Maria Lo Russo è un’educatrice di lungo corso al centro giovanile Vintola 18 di Bolzano: “Negli anni i ragazzi sono cambiati, oggi prioritaria è l’integrazione”.

Maria Lo Russo di storie ne può raccontare infinite. Difficile trovare un punto di partenza in un’esperienza di lavoro con i giovani che è partita nel 1999, quando Maria ancora frequentava i corsi di pedagogia all’Università di Padova. Lo studio l’aveva portata ad occuparsi proprio delle realtà educative extrascolastiche: ed è con questo profilo che, ancora studentessa, approda al Vintola18. Dal dialogo con Maria una cosa emerge su tutte: l’esperienza conta. Non solo la sua di operatrice e oggi coordinatrice pedagogica, che ha visto passare dal “suo” centro generazioni di ragazzi in continua evoluzione. Anche l’esperienza dei ragazzi stessi, quella che possono raccogliere attraverso la frequentazione del centro, diviene un pilastro fondamentale nella loro formazione umana, civile e nella loro capacità di essere esempi e promotori anche nei confronti dei coetanei. Maria porta l’esempio di Scampia, dove ha accompagnato un gruppo di ragazzi delle superiori di Bolzano a partecipare ad una settimana di lavori nell’ambito dell’iniziativa “(R)esistenza anticamorra” di Ciro Corona. 

“Molti dei ragazzi sono partiti con dei pregiudizi.
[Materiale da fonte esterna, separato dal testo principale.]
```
static bool jit_plan_shape(const dev_plan_hdr &ph, jit_shape &js) {
  if (ph.n_prog || ph.n_aggs == 0) return false;
  auto vc_add = [&](uint8_t need_idx) -> bool {
    if (need_idx == 0xFF) return true;
    uint8_t col = ph.need_cols[need_idx];
    for (int j = 0; j < js.n_vc; j++)
      if (js.vcol[j] == col) return true;
    if (js.n_vc >= 4) return false;
    js.vcol[js.n_vc++] = col;
    return true;
  };
  for (uint32_t a = 0; a < ph.n_aggs; a++) {
    const dev_agg &g = ph.aggs[a];
    js.agg_wa[a] = 0xFF;
    if (g.kind == OBX_AGG_COUNT && g.ia == 0xFF) continue;
    if (g.kind == OBX_AGG_MIN || g.kind == OBX_AGG_MAX) {
      js.has_mm = true;
      if (!vc_add(g.ia)) return false;
      continue;
    }
    if (g.kind != OBX_AGG_COUNT && g.kind != OBX_AGG_SUM &&
        g.kind != OBX_AGG_SUM_PROD2 && g.kind != OBX_AGG_SUM_PROD3 &&
        g.kind != OBX_AGG_SUM_MUL)
      return false;
    bool f2 = (g.kind == OBX_AGG_SUM_PROD2 && a + 1 < ph.n_aggs &&
               ph.aggs[a + 1].kind == OBX_AGG_SUM_PROD3 &&
               ph.aggs[a + 1].ia == g.ia && ph.aggs[a + 1].ib == g.ib);
    js.agg_wa[a] = (uint8_t)js.n_wa;
    if (!vc_add(g.ia) || !vc_add(g.ib) ||
        !vc_add(f2 ? ph.aggs[a + 1].ic : g.ic))
      return false;
    if (f2) {
      js.agg_f2 |= (uint8_t)(1u << a);
      js.agg_wa[a + 1] = (uint8_t)(js.n_wa + 1);
      a++;
    }
    js.n_wa += f2 ? 2 : 1;
  }
  return js.n_wa <= 8;
}

static uint32_t jit_pair_cells_max(const obx_handle &h, uint8_t c0,
                                   uint8_t c1) {
  const uint32_t key = ((uint32_t)c0 << 16) | c1;
  auto it = h.pair_cells_max.find(key);
  if (it != h.pair_cells_max.end()) return it->second;
  const uint32_t nc = h.n_cols;
  uint32_t mx = 0;
  for (uint32_t b = 0; b < h.n_blocks; b++) {
    const uint8_t *cnt = &h.col_cnt[(size_t)b * nc];
    uint32_t cells = ((uint32_t)cnt[c0] + 1) * ((uint32_t)cnt[c1] + 1);
    if (cells > mx) mx = cells;
  }
  h.pair_cells_max[key] = mx;
  return mx;
}

static bool jit_blocks_ok(const obx_handle &h, const dev_plan_hdr &ph,
                          const jit_shape &js) {
  if (!h.lds_ok || h.col_class.empty()) return false;
  uint8_t gcol[2] = {0xFF, 0xFF};
  uint32_t cells = 1;
  for (uint32_t g = 0; g < ph.n_group_cols; g++) {
    gcol[g] = ph.need_cols[ph.group_idx[g]];
    if (!h.col_grp16_every[gcol[g]]) return false;
    cells *= h.col_cnt_max[gcol[g]] + 1;
  }
  if (cells > 16 && (ph.n_group_cols < 2 ||
                     jit_pair_cells_max(h, gcol[0], gcol[1]) > 16))
    return false;
  for (int j = 0; j < js.n_vc; j++)
    if (h.col_slow_any[js.vcol[j]]) return false;
  return true;
}

template <class GenSrc>
static jit_entry *jit_get(const std::string &key, GenSrc &&gen_src,
                          const char *kernel, const char *dump_name,
                          int wpb) {
  auto it = g_jit_cache.find(key);
  if (it != g_jit_cache.end())
    return it->second.fn ? &it->second : nullptr;
  jit_entry &ent = g_jit_cache[key];
  ent.wpb = wpb;
  const std::string src = gen_src();
  if (const char *dump_dir = getenv("OBX_JIT_DUMP")) {
    FILE *f = fopen((std::string(dump_dir) + "/" + dump_name).c_str(), "w");
    if (!f) f = fopen((std::string("/tmp/") + dump_name).c_str(), "w");
    if (f) { fwrite(src.data(), 1, src.size(), f); fclose(f); }
  }
  hiprtcProgram prog;
  const char *hdrs[4] = {OBX_JIT_SRC_COMMON_H, OBX_JIT_SRC_DEV_H,
                         OBX_JIT_SRC_JIT_DEV_H, OBX_JIT_SRC_KEYSET_H};
  const char *hdr_names[4] = {"obx_dev_common.h", "obx_dev.h",
                              "obx_jit_dev.h", "obx_keyset.h"};
  if (hiprtcCreateProgram(&prog, src.c_str(), dump_name, 4, hdrs,
                          hdr_names) != HIPRTC_SUCCESS)
    return nullptr;
  const char *opts[] = {"--offload-arch=gfx950", "-O3", "-std=c++17",
                        "-DOBX_HIPRTC=1"};
  if (hiprtcCompileProgram(prog, 4, opts) != HIPRTC_SUCCESS) {
    size_t lsz = 0;
    hiprtcGetProgramLogSize(prog, &lsz);
    if (lsz > 1) {
      std::string log(lsz, '\0');
      hiprtcGetProgramLog(prog, &log[0]);
      fprintf(stderr, "obx: JIT compile failed (%s):\n%s\n", kernel,
              log.c_str());
    }
    hiprtcDestroyProgram(&prog);
    return nullptr;
  }
  size_t csz = 0;
  hiprtcGetCodeSize(prog, &csz);
  std::string code(csz, '\0');
  hiprtcGetCode(prog, &code[0]);
  hiprtcDestroyProgram(&prog);
  if (hipModuleLoadData(&ent.mod, code.data()) != hipSuccess ||
      hipModuleGetFunction(&ent.fn, ent.mod, kernel) != hipSuccess) {
    fprintf(stderr, "obx: JIT module load failed (%s)\n", kernel);
    ent.fn = nullptr;
    return nullptr;
  }
  return &ent;
}

struct jit_scan_choice {
  int kind = 0;
  jit_shape js;
  jit_strategy st;
  jit_v1_strategy v1;
};

static int jit_scan_choose(const obx_handle &h, const dev_plan_hdr &ph,
                           const dev_leaf *pl, bool force_v1,
                           jit_scan_choice &c) {
  if (!jit_plan_shape(ph, c.js) || !jit_blocks_ok(h, ph, c.js)) return 0;
  if (!force_v1) jit_build_strategy(h, ph, c.js, pl, c.st);
  if (!c.st.ok && c.js.has_mm) return 0;
  if (!c.st.ok)
    if (const char *w = getenv("OBX_JIT_WPB")) c.v1.wpb = w;
  return c.kind = c.st.ok ? 2 : 1;
}

static std::string jit_scan_key(const dev_plan_hdr &ph,
                                const jit_scan_choice &c) {
  return jit_plan_sig(ph) +
         (c.kind == 2 ? jit_strategy_sig(ph, c.st) : jit_v1_sig(c.v1));
}

static std::string jit_scan_source(const dev_plan_hdr &ph,
                                   const jit_scan_choice &c) {
  return c.kind == 2 ? jit_gen_source_v2(ph, c.js, c.st)
                     : jit_gen_source(ph, c.js, c.v1);
}

static jit_entry *jit_prepare(const obx_handle &h, const dev_plan_hdr &ph,
                              const dev_leaf *pl) {
  const char *e = getenv("OBX_JIT");
  if (e && e[0] == '0') return nullptr;
  jit_scan_choice c;
  if (!jit_scan_choose(h, ph, pl, false, c)) return nullptr;
  g_jit_kind = c.kind;
  jit_entry *je = jit_get(
      jit_scan_key(ph, c), [&] { return jit_scan_source(ph, c); },
      "k_jit_scan", "obx_jit_src.hip", c.kind == 2 ? c.st.wpb : 0);
  if (je && c.kind == 2) {
    je->bdesc = c.st.bdesc != 0;
    je->bd_cols = c.st.bd_cols;
  }
  return je;
}

static jit_entry *jit_prepare_filter(const obx_handle &h,
                                     const dev_plan_hdr &ph,
                                     const dev_leaf *pl, int want_row_ids) {
  const char *e = getenv("OBX_JIT");
  if (e && e[0] == '0') return nullptr;
  jit_fstrategy st;
  if (!jit_build_fstrategy(h, ph, pl, st)) return nullptr;
  if (want_row_ids) {
    uint32_t nch = ((h.max_block_rows ? h.max_block_rows : 4096) + 63) / 64;
    if (!st.fstage || nch > 256) return nullptr;
    st.frid = 1;
    st.fnch = (uint16_t)nch;
  }
  return jit_get(
      jit_fstrategy_sig(ph, st), [&] { return jit_gen_source_filter(ph, st); },
      "k_jit_filter", "obx_jit_filter_src.hip", 0);
}

static int jit_launch(jit_entry *je, obx_handle &h, const obx_bdesc *bd,
                      hipStream_t stream, uint32_t *grid_out) {
  const uint32_t grid = je->wpb ? jit_grid_for(h.n_blocks, h.n_cus, je->wpb)
                                : grid_for(h.n_blocks);
  *grid_out = grid;
  void *args[8] = {&h.d_buf,     &h.d_blocks, &h.n_blocks,   &h.d_pleaves,
                   &h.d_bleaves, &h.d_gtable, &h.d_counters, &bd};
  return hipModuleLaunchKernel(je->fn, grid, 1, 1, OBX_WG_HOST, 1, 1, 0,
                               stream, args, nullptr) == hipSuccess
             ? 0
             : -1;
}
```

### oceanbase_amd/csrc/obx_jit_scan.inc

```

enum { JV_CTX = 0, JV_REF = 1 };
enum {
  JA_COUNT_STAR = 0,
  JA_I64 = 1,
  JA_HIST = 2,
  JA_HCOUNT = 3,
  JA_I64_COUNT = 4,
  JA_MM = 5,
  JA_HISTMM = 6,
};

struct jit_vtab {
  uint8_t vc = 0;
  uint8_t kind = 0;
  int64_t one = 0;
  uint32_t dim = 0;
};

struct jit_agg_ids {
  int8_t v[OBX_DEV_MAX_AGGS];
  jit_agg_ids() { for (int8_t &x : v) x = -1; }
  int8_t &operator[](size_t a) { return v[a]; }
  const int8_t &operator[](size_t a) const { return v[a]; }
};

struct jit_strategy {
  bool ok = false;
  uint8_t vmode[4] = {};
  uint8_t vext[4] = {};
  uint8_t vraw8[4] = {};
  uint32_t vdim[4] = {};
  uint8_t astrat[OBX_DEV_MAX_AGGS] = {};
  jit_agg_ids wa64;
  jit_agg_ids amm;
  int n_mm = 0;
  jit_agg_ids ahist;
  jit_agg_ids atab_b;
  jit_agg_ids atab_c;
  jit_agg_ids aval_a;
  jit_agg_ids atab_a;
  int n_w64 = 0;
  int n_hist = 0;
  uint8_t hist_vc[4] = {};
  int8_t hist_tab[4] = {};
  uint32_t hist_off[4] = {};
  uint32_t hist_total = 0;
  int n_tab = 0;
  jit_vtab tabs[6] = {};
  uint8_t leaf_inline = 0;
  uint8_t leaf_kind[8] = {};
  uint16_t leaf_cols[8] = {};
  uint8_t r = 1;
  uint8_t stripes = 4;
  uint32_t stage_bytes = OBX_LDS_STAGE_BYTES + 32;
  uint8_t leaf_multi[8] = {};
  uint8_t g_multi[2] = {};
  uint8_t v_multi[4] = {};
  uint8_t leaf_m32[8] = {};
  uint8_t g_m32[2] = {};
  uint8_t v_m32[4] = {};
  int8_t cnt_hist = -1;
  uint32_t jcells = 16;
  uint8_t jws_on = 0;
  int8_t jws_ja = -1;
  int8_t jws_a0 = -1, jws_a1 = -1;
  uint32_t jws_d0 = 1, jws_d1 = 1;
  uint32_t jws_cells = 16;
  uint8_t jws_member[OBX_DEV_MAX_AGGS] = {};
  jit_agg_ids jws_f0;
  jit_agg_ids jws_f1;
  int8_t ctab_agg = -1;
  uint32_t ctab_db = 0, ctab_dc = 0;
  uint32_t lds_bytes = 0;
  int wpb = 7;
  uint8_t bdesc = 0;
  obx_bdesc_cols bd_cols = {};
};

static int jit_bd_slot(const jit_strategy &st, uint16_t col) {
  for (uint32_t i = 0; i < st.bd_cols.n; i++)
    if (st.bd_cols.c[i] == col) return (int)i;
  return -1;
}

static bool jit_col_maxabs(const obx_handle &h, uint16_t col, uint64_t *out) {
  if (!h.col_known[col]) return false;
  if (h.col_min[col] > h.col_max[col]) { *out = 0; return true; }
  uint64_t a = h.col_min[col] == INT64_MIN
                   ? (uint64_t)INT64_MAX + 1
                   : (uint64_t)(h.col_min[col] < 0 ? -h.col_min[col]
                                                   : h.col_min[col]);
  uint64_t b2 = (uint64_t)(h.col_max[col] < 0 ? -h.col_max[col]
                                              : h.col_max[col]);
  *out = a > b2 ? a : b2;
  return true;
}
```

Lì la mattina lavoravano nei campi confiscati alla camorra e nel pomeriggio assistevano a incontri di formazione e informazione sulla tematica delle mafie. Quando sono tornati, tutti avevano compreso cosa significasse vivere a contatto con la camorra e molti pregiudizi erano scomparsi”.
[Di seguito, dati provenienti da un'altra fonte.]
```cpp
extern "C" int p3v_gemm(const p3v_gemm_args_t* a, void* stream) {
  if (!a || !a->A || !a->W || !a->out) return P3V_ERR_ARG;
  if (a->M < 0 || a->N <= 0 || a->K <= 0 || a->K % BK || a->N % 8 || a->ldo % 8) return P3V_ERR_ARG;
  if (a->lda < a->K || a->ldw < a->K || a->lda % 8 || a->ldw % 8) return P3V_ERR_ARG;
  if (((uintptr_t)a->A | (uintptr_t)a->W | (uintptr_t)a->out | (uintptr_t)a->resid | (uintptr_t)a->bias | (uintptr_t)a->pos) & 15)
    return P3V_ERR_ARG;
  if ((a->epilogue == P3V_EPI_BIAS_RESID_F32 || a->epilogue == P3V_EPI_RESID_BF16) && !a->resid) return P3V_ERR_ARG;
  if (a->epilogue == P3V_EPI_PATCH && (!a->pos || a->patches_per_img <= 0)) return P3V_ERR_ARG;
  if (a->epilogue < 0 || a->epilogue > P3V_EPI_F32) return P3V_ERR_ARG;
  if (a->M == 0) return P3V_OK;
  {
    const size_t w_rows = (size_t)a->N * (a->epilogue == P3V_EPI_SILU_MUL ? 2 : 1);
    if ((size_t)a->M * a->lda * 2 >= (1ull << 32) || w_rows * a->ldw * 2 >= (1ull << 32)) return P3V_ERR_UNSUPPORTED;
  }
  hipStream_t s = (hipStream_t)stream;
  if (!a->bias) {
    const int rc = p3v_gemm_skinny_try(a, s);
    if (rc != P3V_ERR_UNSUPPORTED) return rc;
  }
  {
    const int rc = gemm_splitk(a, s);
    if (rc != P3V_ERR_UNSUPPORTED) return rc;
  }
  const bool big_tiles = !p3v_tuning().gemm_128;
  const int rows_big = big_tiles ? gemm_big_rows(a) : 0;
  if (rows_big > 0) {
    p3v_gemm_args_t top = *a;
    top.M = rows_big;
    const int rc = p3v_gemm256_try(&top, s);
    if (rc == P3V_OK && rows_big < a->M) {
      const bool f32_out = a->epilogue == P3V_EPI_BIAS_RESID_F32 || a->epilogue == P3V_EPI_F32;
      const size_t out_row = (size_t)a->ldo * (f32_out ? 4 : 2);
      p3v_gemm_args_t rest = *a;
      rest.M = a->M - rows_big;
      rest.A = a->A + (size_t)rows_big * a->lda;
      rest.out = (char*)a->out + rows_big * out_row;
      if (a->resid) rest.resid = (const char*)a->resid + rows_big * out_row;
      return gemm128(&rest, s);
    }
    if (rc != P3V_ERR_UNSUPPORTED) return rc;
  }
  return gemm128(a, s);
}

static int gemm128(const p3v_gemm_args_t* a, hipStream_t s) {
  const GemmP p = {a->A, a->W, a->out, a->bias, a->resid, a->pos,
                   a->M, a->N, a->K, a->lda, a->ldw, a->ldo, a->patches_per_img, 0, {}};
  switch (a->epilogue) {
    case P3V_EPI_NONE: return launch_gemm<P3V_EPI_NONE>(p, s);
    case P3V_EPI_BIAS: return launch_gemm<P3V_EPI_BIAS>(p, s);
    case P3V_EPI_BIAS_QGELU: return launch_gemm<P3V_EPI_BIAS_QGELU>(p, s);
    case P3V_EPI_BIAS_GELU: return launch_gemm<P3V_EPI_BIAS_GELU>(p, s);
    case P3V_EPI_BIAS_RESID_F32: return launch_gemm<P3V_EPI_BIAS_RESID_F32>(p, s);
    case P3V_EPI_RESID_BF16: return launch_gemm<P3V_EPI_RESID_BF16>(p, s);
    case P3V_EPI_SILU_MUL: return launch_gemm<P3V_EPI_SILU_MUL>(p, s);
    case P3V_EPI_PATCH: return launch_gemm<P3V_EPI_PATCH>(p, s);
    case P3V_EPI_F32: return launch_gemm<P3V_EPI_F32>(p, s);
    default: return P3V_ERR_ARG;
  }
}

int p3v_gemm256_qkv(const p3v_gemm_args_t* a, const QkvP& q, hipStream_t s);
int p3v_gemm_skinny_qkv(const p3v_gemm_args_t* a, const QkvP& q, hipStream_t s);

extern "C" int p3v_gemm_qkv(const p3v_gemm_args_t* a, const p3v_qkv_split_t* sp, void* stream) {
  if (!a || !sp || !a->A || !a->W || !sp->q_out || !sp->k_dst || !sp->v_dst || (!sp->cos_t) != (!sp->sin_t)) return P3V_ERR_ARG;
  if (a->epilogue != P3V_EPI_NONE && a->epilogue != P3V_EPI_BIAS) return P3V_ERR_ARG;
  if (a->epilogue == P3V_EPI_BIAS && !a->bias) return P3V_ERR_ARG;
  const int nh = sp->n_heads, nkv = sp->n_kv, hd = sp->hd, half = hd / 2;
  if (sp->B <= 0 || sp->L <= 0 || nh <= 0 || nkv <= 0 || hd <= 0 || sp->tab_div <= 0 || !(sp->q_scale > 0.f)) return P3V_ERR_ARG;
  if (a->M != sp->B * sp->L || a->N != (nh + 2 * nkv) * hd || a->K % BK || a->lda < a->K || a->ldw < a->K || a->lda % 8 || a->ldw % 8) return P3V_ERR_ARG;
  if (((uintptr_t)a->A | (uintptr_t)a->W | (uintptr_t)a->bias | (uintptr_t)sp->q_out | (uintptr_t)sp->k_dst | (uintptr_t)sp->v_dst |
       (uintptr_t)sp->cos_t | (uintptr_t)sp->sin_t) & 15)
    return P3V_ERR_ARG;
  const int dpos0 = sp->dst_off_is_past ? sp->past : 0;
  if (hd % 32 || half % 16 || dpos0 % 8 || sp->dst_t % 8 || p3v_tuning().gemm_no_qkv_fuse) return P3V_ERR_UNSUPPORTED;
  if ((size_t)a->M * a->lda * 2 >= (1ull << 32) || (size_t)a->N * a->ldw * 2 >= (1ull << 32)) return P3V_ERR_UNSUPPORTED;
  hipStream_t s = (hipStream_t)stream;
  QkvP q = {sp->cos_t, sp->sin_t, sp->q_out, sp->k_dst, sp->v_dst, sp->L, nh, nkv, hd, sp->past, dpos0, sp->dst_t, sp->tab_t, sp->tab_div, 0,
            sp->q_scale};
  if (a->M < 1024) return p3v_gemm_skinny_qkv(a, q, s);
  if ((nh * hd) % BN || (nkv * hd) % BN || p3v_tuning().gemm_128) return P3V_ERR_UNSUPPORTED;
// ... 18 lines not shown
```

### phi-3-vision-mlx_amd/csrc/p3v_gemm256.hip

```cpp
#include <stdlib.h>

#include "p3v_gemm256_epi.h"

#define BUF_BYTES (4 * HALF_BYTES)
#define GEMM256_LDS (2 * BUF_BYTES)

struct Tile256 {
  int m0, n0; int a_off[2][2], b_off[2][2]; __amdgpu_buffer_rsrc_t rs_a;
  int swapped, is_k, row0;
};
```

Aiutare i ragazzi a sviluppare un senso civico e di partecipazione è uno degli intenti principali di Maria. Negli anni i ragazzi sono cambiati, è cambiata la composizione dei gruppi, e oggi è il tema dell’integrazione a farla da padrone. Nel ’99, l’emergenza era la seconda ondata migratoria dall’Albania. Tra i “suoi” ragazzi c’erano anche alcuni albanesi.

“Erano arrivati tutti in condizioni precarie, ma avevano un’energia incredibile e un forte spirito di affermazione: volevano una vita migliore e lo dimostravano anche a livello scolastico. Molti di loro hanno seguito un importante percorso culturale e oggi sono laureati o all’università. Allora per noi furono una novità. Ma per loro il confronto era unicamente con la cultura di arrivo, mentre i ragazzi che arrivano oggi devono confrontarsi con culture diverse, a volte anche molto distanti fra loro e in piena contraddizione. Per questa realtà non siamo ancora pronti. Ciò che manca a noi operatori è una conoscenza approfondita delle diverse culture, per comprendere come poterle far convivere.” 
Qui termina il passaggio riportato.